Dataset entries
◆ ◆ ◆ ◆ ◆
## Speculatively preload forward reach levels using a persistent device-side hint

Adds a device-resident reach hint that keeps the maximum reached level count from earlier launches. The forward kernel uses it to issue GCM field loads for those top levels before the wave max reduction and bracket search finish, then loads only the levels beyond the hint. The aim is to overlap global-memory latency with the reduction and search phase instead of serialising them. It also reads several kernel arguments directly from the kernarg segment. The cost is extra shared state, an atomic max per block, and wasted loads if the hint overestimates the needed levels.

```diff
diff --git a/include/spc.h b/include/spc.h
--- a/include/spc.h
+++ b/include/spc.h
@@ -50,6 +50,7 @@
     int32_t *idx;
     const void *Z0M, *Z0H, *QLflux, *QIflux, *SHflux, *TSflux;
     void *z0m, *z0h, *wthl, *wqt;
+    int32_t *reach_hint;
 } spc_forward_args;
 
 int spc_forward_f64(const spc_dims *dims, const spc_forward_args *args, void *stream);
diff --git a/sp_coupler_amd/_abi.py b/sp_coupler_amd/_abi.py
--- a/sp_coupler_amd/_abi.py
+++ b/sp_coupler_amd/_abi.py
@@ -43,7 +43,7 @@
                 + [("factor", c_double), ("dt", c_double)]
                 + _ptrs("f_u", "f_v", "f_thl", "f_qt", "f_ql", "ql_ref", "f_ps", "u", "v", "thl", "qt", "ps",
                         "Zf", "Zh", "rainrate", "idx", "Z0M", "Z0H", "QLflux", "QIflux", "SHflux", "TSflux",
-                        "z0m", "z0h", "wthl", "wqt"))
+                        "z0m", "z0h", "wthl", "wqt", "reach_hint"))
 
 
 class BackwardArgs(ctypes.Structure):
diff --git a/sp_coupler_amd/csrc/spc_device.hpp b/sp_coupler_amd/csrc/spc_device.hpp
--- a/sp_coupler_amd/csrc/spc_device.hpp
+++ b/sp_coupler_amd/csrc/spc_device.hpp
@@ -285,6 +285,7 @@
     T factor, dt;
     T *f_u, *f_v, *f_thl, *f_qt, *f_ql, *ql_ref, *f_ps;
     int32_t *idx;
+    int32_t *reach_hint;
     typename std::conditional<FULL, FwdOpt<T>, Empty>::type o;
 };
 
diff --git a/sp_coupler_amd/csrc/spc_k1.hpp b/sp_coupler_amd/csrc/spc_k1.hpp
--- a/sp_coupler_amd/csrc/spc_k1.hpp
+++ b/sp_coupler_amd/csrc/spc_k1.hpp
@@ -13,6 +13,39 @@
     return r;
 }
 
+template <typename T> struct FwdIn {
+    T tt, sh, ql, qi, pf, uu, vv;
+};
+
+template <typename T> struct FwdPtr {
+    const T *Tm, *SH, *QL, *QI, *Pf, *U, *V;
+};
+
+template <typename T> __device__ __forceinline__ FwdIn<T> load_fwd(const FwdPtr<T> &p, int64_t g)
+{
+    FwdIn<T> r;
+    r.tt = ldg(&p.Tm[g]); r.sh = ldg(&p.SH[g]); r.ql = ldg(&p.QL[g]); r.qi = ldg(&p.QI[g]); r.pf = ldg(&p.Pf[g]);
+    r.uu = ldg(&p.U[g]); r.vv = ldg(&p.V[g]);
+    return r;
+}
+
+template <typename T> __device__ __forceinline__ void stage_fwd(T *s, int nG, const FwdIn<T> &in)
+{
+    s[2 * nG] = in.sh + in.ql + in.qi;
+    s[3 * nG] = in.ql;
+    s[4 * nG] = in.uu;
+    s[5 * nG] = in.vv;
+    const T iex = spc_pow(div_pref0(in.pf), (-K<T>::rd) / K<T>::cp);
+    s[nG] = (in.tt - div_cp(K<T>::rlv * (in.ql + in.qi))) * iex;
+}
+
+__device__ __forceinline__ void split_rt(int e, int n, float rcp_n, int &c, int &r)
+{
+    c = (int)((float)e * rcp_n);
+    r = e - c * n;
+    if (r < 0) { --c; r += n; } else if (r >= n) { ++c; r -= n; }
+}
+
 constexpr int cfloor_pow2(int n) { int p = 1; while (p * 2 <= n) p *= 2; return p; }
 
 template <typename T, bool FULL, int NG, int NL, int WT, int BLK = BLOCK, bool PRE = true>
@@ -21,6 +54,12 @@
     const DimsP &d = p.d;
 #define OPT(f) (*(decltype(FwdOpt<T>::f) const volatile __attribute__((address_space(4))) *)( \
     (const char __attribute__((address_space(4))) *)__builtin_amdgcn_kernarg_segment_ptr() + offsetof(FwdFull<T>, o) + offsetof(FwdOpt<T>, f)))
+    using Params = FwdP<T, FULL>;
+#define KARG(f) (*(decltype(Params::f) const volatile __attribute__((address_space(4))) *)( \
+    (const char __attribute__((address_space(4))) *)__builtin_amdgcn_kernarg_segment_ptr() + offsetof(Params, f)))
+#define FIELD_PTRS() FwdPtr<T>{KARG(Tm), KARG(SH), KARG(QL), KARG(QI), KARG(Pf), KARG(U), KARG(V)}
+#define HINT_PTR (*(int32_t *const volatile __attribute__((address_space(4))) *)( \
+    (const char __attribute__((address_space(4))) *)__builtin_amdgcn_kernarg_segment_ptr() + offsetof(Params, reach_hint)))
     const int nG = NG ? NG : d.nG, nL = NL ? NL : d.nL, cb = d.cb;
     const int64_t pitchG = NG ? NG : d.pitchG, pitchGh = NG ? NG + 1 : d.pitchGh, pitchL = NL ? NL : d.pitchL;
     const int p2G = NG ? cfloor_pow2(NG ? NG : 1) : d.p2G;
@@ -31,6 +70,9 @@
     T *const lzh = lds + (size_t)cb * 6 * nG;
     const int n1 = ncol * nG, n2 = ncol * nL, nI = p.idx ? n1 : 0, nitems = n2 + nI;
     constexpr bool REACH = !PRE;
+    int hint = 0;
+    if constexpr (REACH)
+        if (int32_t *const q = HINT_PTR) hint = *q;
     STAMP(0);
 
     LesIn<T> pre2 = {};
@@ -62,11 +104,25 @@
     }
     STAMP(1);
 
-    int nR = nG;
+    int nR = nG, k0 = 0;
     if constexpr (REACH) {
         __shared__ T s_wmax[BLK / 64];
+        __shared__ int s_whint[BLK / 64];
         __shared__ int s_top;
         if (tid == 0) s_top = 0;
+        const int h = __builtin_amdgcn_readfirstlane(hint);
+        const int nH = h < 0 ? 0 : (h > nG ? nG : h);
+        const int nE = ncol * nH;
+        const float rcp_nH = 1.0f / (float)nH;
+        FwdIn<T> g0 = {};
+        T *s0 = lds;
+        if (tid < nE) {
+            int c, r;
+            split_rt(tid, nH, rcp_nH, c, r);
+            const int k = nG - nH + r;
+            g0 = load_fwd(FIELD_PTRS(), (col0 + c) * pitchG + k);
+            s0 = lds + (size_t)c * 6 * nG + (nG - 1 - k);
+        }
         for (int e = tid; e < n1; e += BLK) {
             const int c = e / nG, k = e - c * nG;
             const int64_t col = col0 + c, g = col * pitchG + k;
@@ -85,32 +141,49 @@
             const T o = __shfl_xor(hmax, m, 64);
             hmax = o > hmax ? o : hmax;
         }
-        if ((tid & 63) == 0) s_wmax[tid >> 6] = hmax;
+        if ((tid & 63) == 0) { s_wmax[tid >> 6] = hmax; s_whint[tid >> 6] = nH; }
+        if (tid < nE) stage_fwd(s0, nG, g0);
+        if (tid + BLK < nE) {
+            const FwdPtr<T> fp = FIELD_PTRS();
+        for (int e = tid + BLK; e < nE; e += BLK) {
+            int c, r;
+            split_rt(e, nH, rcp_nH, c, r);
+            const int k = nG - nH + r;
+            const FwdIn<T> in = load_fwd(fp, (col0 + c) * pitchG + k);
+            stage_fwd(lds + (size_t)c * 6 * nG + (nG - 1 - k), nG, in);
+        }
+        }
         __syncthreads();
         if (tid < ncol) {
-            for (int w = 0; w < BLK / 64; ++w) hmax = s_wmax[w] > hmax ? s_wmax[w] : hmax;
+            hmax = s_wmax[0];
+            for (int w = 1; w < BLK / 64; ++w) hmax = s_wmax[w] > hmax ? s_wmax[w] : hmax;
             const Br<T> b = bracket2(lds + (size_t)tid * 6 * nG, nG, p2G, hmax);
             atomicMax(&s_top, b.j0 + 1 >= nG ? nG - 1 : b.j0 + 1);
         }
+        int nV = s_whint[0];
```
◆ ◆ ◆ ◆ ◆
Collect every line from the records above that contains the word "return".

Exercise response>
     return r;
+    return r;
 constexpr int cfloor_pow2(int n) { int p = 1; while (p * 2 <= n) p *= 2; return p; }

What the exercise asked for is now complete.